Ana Scotney will bring her solo show to the Q Theatre next month. Photo / Nicola Sanford
The tectonic talent Ana Scotney’s new solo play, ScatterGun: After the Death of Rūaumoko, is personal and political, but ]it’s about people first’.
Next month Ana Scotney (Ngai Tūhoe), described as a “Māori millennial on fire” by Silo Theatre, will bring her solo show to the Q Theatre. A love letter to Aotearoa, ScatterGun: After the Death of Rūaumoko has been updated with renewed vigour.
“Would I have ever expected that there would be a government taking a possible amendment of Te Tiriti to select committee to discuss changing Te Tiriti O Waitangi-the Treaty of Waitangi? Only in my worst nightmare,” Scotney tells Spy.
Scotney, 29, shot to fame starring in such films as The Breaker Upperers, Millie Lies Low and Bad Behaviour, and television shows Shortland Street and Wellington Paranormal.
By the time she graduated from Aotearoa’s top drama school Toi Whakaari, she had constructed and performed in two solo shows that toured throughout the country.
ScatterGun is Scotney’s latest solo work, exploring the themes of grief, whānau, connection, and identity, and has received accolades and awards at New Zealand and Australian Fringe Festivals.
Now with the support of the Silo Theatre and a team of industry-leading designers, Scotney is taking ScatterGun to the next level as their first production of the year.
The play centres around Agnes, a character Scotney says has existed in her imagination for a long time and is steeped in real-life experience. But she stresses an artist never kisses and tells the specifics. “Agnes acts as an avatar that I can write both my lived experiences and the experiences of friends and other loved ones into, blending these with both fictitious events,” she says.
“For this play, it was quite straightforward. Agnes would be the story’s protagonist, and the audience travels with her for a journey across one night in her life,” Scotney explains.
“This particular night marks the five-year anniversary of the death of her younger brother, Rūaumoko, who is named after the Māori god of volcanic and tectonic movement.”
Scotney spoke to whānau from Te Urewera, Pōneke, and Tāmaki Makaurau, combining their voices with personal experiences and using her wild imagination to solo perform 10 characters to the stage mashing up poetry, waiata, movement and sound in her storytelling.
Scotney hints that ScatterGun may be political, but more than anything says it is her personal text.

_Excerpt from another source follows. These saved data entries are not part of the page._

@@ -100,21 +107,34 @@
       const int nb0 = on0 ? 1 : 0, nbt = nb0 + (on1 ? 1 : 0);
       const int nb0c = back0 ? pc.blocks : 0, nbc = nb0c + (on1 ? pc.blocks : 0);
       const ChainPassDev cp{pc.level0, pc.m, pc.S, pc.first, pc.par, pc.lp_off};
-      hipLaunchKernelGGL((chain_top_back_kernel<N>), dim3(nbt + nbc), dim3(pl.threads), lds, st, a0, a1, nb0, AL, cp, nbt, nb0c);
+      bool launched = false;
+      if constexpr (N == 6) {
+        if (!rowb(ps)) { hipLaunchKernelGGL(chain_top_back_readlane_kernel, dim3(nbt + nbc), dim3(pl.threads), lds, st, a0, a1, nb0, AL, cp, nbt, nb0c); launched = true; }
+      }
+      if (!launched) hipLaunchKernelGGL((chain_top_back_kernel<N>), dim3(nbt + nbc), dim3(pl.threads), lds, st, a0, a1, nb0, AL, cp, nbt, nb0c);
       a0.sync = a1.sync = nullptr;
       continue;
     }
     size_t lds = 0;
     if (ps.top) {
-      if (on0) lds = std::max(lds, chain::fwd_lds_doubles<true, false, true, N>(ps.S));
-      if (on1) lds = std::max(lds, chain::fwd_lds_doubles<false, true, true, N>(ps.S));
+      if (on0) lds = std::max(lds, chain::fwd_lds_doubles<true, false, true, N>(ps.S, rowb(ps)));
+      if (on1) lds = std::max(lds, chain::fwd_lds_doubles<false, true, true, N>(ps.S, rowb(ps)));
     } else {
-      if (on0) lds = std::max(lds, chain::fwd_lds_doubles<true, false, false, N>(ps.S));
-      if (on1) lds = std::max(lds, chain::fwd_lds_doubles<false, true, false, N>(ps.S));
+      if (on0) lds = std::max(lds, chain::fwd_lds_doubles<true, false, false, N>(ps.S, rowb(ps)));
+      if (on1) lds = std::max(lds, chain::fwd_lds_doubles<false, true, false, N>(ps.S, rowb(ps)));
     }
     lds *= 8;
     if (lds > 160 * 1024) return hipErrorInvalidValue;
     const int nb0 = on0 ? ps.blocks : 0, nb = nb0 + (on1 ? ps.blocks : 0);
+    bool launched = false;
+    if constexpr (N == 6) {
+      if (!rowb(ps)) {
+        if (ps.top) hipLaunchKernelGGL(chain_forward_readlane_kernel<true>, dim3(nb), dim3(pl.threads), lds, st, a0, a1, nb0, AL);
+        else hipLaunchKernelGGL(chain_forward_readlane_kernel<false>, dim3(nb), dim3(pl.threads), lds, st, a0, a1, nb0, AL);
+        launched = true;
+      }
+    }
+    if (launched) continue;
     if (ps.top) hipLaunchKernelGGL((chain_forward_kernel<N, true>), dim3(nb), dim3(pl.threads), lds, st, a0, a1, nb0, AL);
     else hipLaunchKernelGGL((chain_forward_kernel<N, false>), dim3(nb), dim3(pl.threads), lds, st, a0, a1, nb0, AL);
   }
@@ -139,11 +159,14 @@
 
 inline bool& chain_asm_dense_enabled() { static bool on = true; return on; }
 
+inline bool& chain_pair_enabled() { static bool on = true; return on; }
+
 inline std::atomic<long long>* chain_asm_launches() { static std::atomic<long long> c[2]; return c; }
 
 inline hipError_t chain_launch(int n, const ChainPlan& pl, ChainArgs a0, ChainArgs a1, bool on0, bool on1, hipStream_t st,
                                const AsmList* AL = nullptr, const ChainSync& sync = ChainSync{}) {
   a0.n = a1.n = n;
+  a0.pair = a1.pair = chain_pair_enabled() ? 1 : 0;
   AsmList none{};
   const AsmList& L = AL ? *AL : none;
   if (!AL) a0.asm_on = a1.asm_on = 0;
diff --git a/gaussianvi_amd/csrc/gvi_hip.hip b/gaussianvi_amd/csrc/gvi_hip.hip
--- a/gaussianvi_amd/csrc/gvi_hip.hip
+++ b/gaussianvi_amd/csrc/gvi_hip.hip
@@ -1047,6 +1047,7 @@
   if (const char* w = getenv("GVI_PIPELINE")) c->pipeline = atoi(w) != 0;
   if (const char* w = getenv("GVI_CHAIN_WAVE")) chain_wave_enabled() = atoi(w) != 0;
   if (const char* w = getenv("GVI_ASM_DENSE")) chain_asm_dense_enabled() = atoi(w) != 0;
+  if (const char* w = getenv("GVI_CHAIN_PAIR")) chain_pair_enabled() = atoi(w) != 0;
   if (const char* w = getenv("GVI_CHAIN_MERGE")) c->chain_merge = atoi(w) != 0;
   if (const char* w = getenv("GVI_SREG_PIPE")) c->sreg_pipe = atoi(w) != 0;
   if (const char* w = getenv("GVI_MIRROR")) c->mirror = atoi(w) != 0;
@@ -3291,6 +3292,7 @@
   else if (n == "pipeline") ctx->pipeline = value != 0;
   else if (n == "chain_wave") chain_wave_enabled() = value != 0;
   else if (n == "asm_dense") chain_asm_dense_enabled() = value != 0;
+  else if (n == "chain_pair") chain_pair_enabled() = value != 0;
   else if (n == "sample_sweep") ctx->sample_sweep = value != 0;
   else if (n == "solve_lds") ctx->solve_lds = value != 0;
   else if (n == "chain_merge") { ctx->chain_merge = value != 0; ctx->chain_merge_fault = value == 2; }
diff --git a/gaussianvi_amd/csrc/kernels_chain.hpp b/gaussianvi_amd/csrc/kernels_chain.hpp
--- a/gaussianvi_amd/csrc/kernels_chain.hpp
+++ b/gaussianvi_amd/csrc/kernels_chain.hpp
@@ -25,6 +25,7 @@
   int par;
   int need_back;
   int lp_off;
+  int pair;
   const double* D;
   const double* U;
   const double* rhs;
@@ -242,6 +243,21 @@
   return u.d;
 }
 
+template <int P, int WS>
+__device__ __forceinline__ double rowb_mov(const double v) {
+  double o;
+  if constexpr (WS > 1) asm volatile("s_nop 4\n\tv_mov_b64_dpp %0, %1 row_newbcast:%2 row_mask:0xf bank_mask:0xf" : "=v"(o) : "v"(v), "n"(P));
+  else asm volatile("s_nop 1\n\tv_mov_b64_dpp %0, %1 row_newbcast:%2 row_mask:0xf bank_mask:0xf" : "=v"(o) : "v"(v), "n"(P));
+  return o;
+}
+template <int P>
+__device__ __forceinline__ void rowb_fmac(double& c, const double b) {
+  asm volatile("v_fmac_f64_dpp %0, %0, %1 row_newbcast:%2 row_mask:0xf bank_mask:0xf" : "+v"(c) : "v"(b), "n"(P));
+}
+__device__ __forceinline__ void rowb_pin(double& v) { asm volatile("" : "+v"(v)); }
+template <int P>
+__device__ __forceinline__ int rowb_int(const int v) { return __builtin_amdgcn_update_dpp(0, v, 0x150 + P, 0xf, 0xf, false); }
+
 template <int N> __device__ __forceinline__ int ext_el(const int n, const int el) {
   if (n == N) return el;
   const int r = el / N, c = el % N;
@@ -281,17 +297,80 @@
   int oEl, oGAl, oGBl, ovl;
 };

“It’s about people first, I think,” she says. “As opposed to being about making political statements.
“I think that dogma of any kind is dangerous. Will we change the text to respond to what’s happening to Māori, politically? Maybe. Probably. A little bit.”
Scotney says she will be channelling a personal rage and voltage in her performance as a means of artistic activism against what this Government is bringing to the table and legislatively reforming in Wellington.
“Greed and colonial imperialism are still alive and kicking in Aotearoa, and though I am safe and protected in my immediate community from such violent ideology and discourse taking place, it’s a good wake-up call, and I am very proud to be an artist in Aotearoa.”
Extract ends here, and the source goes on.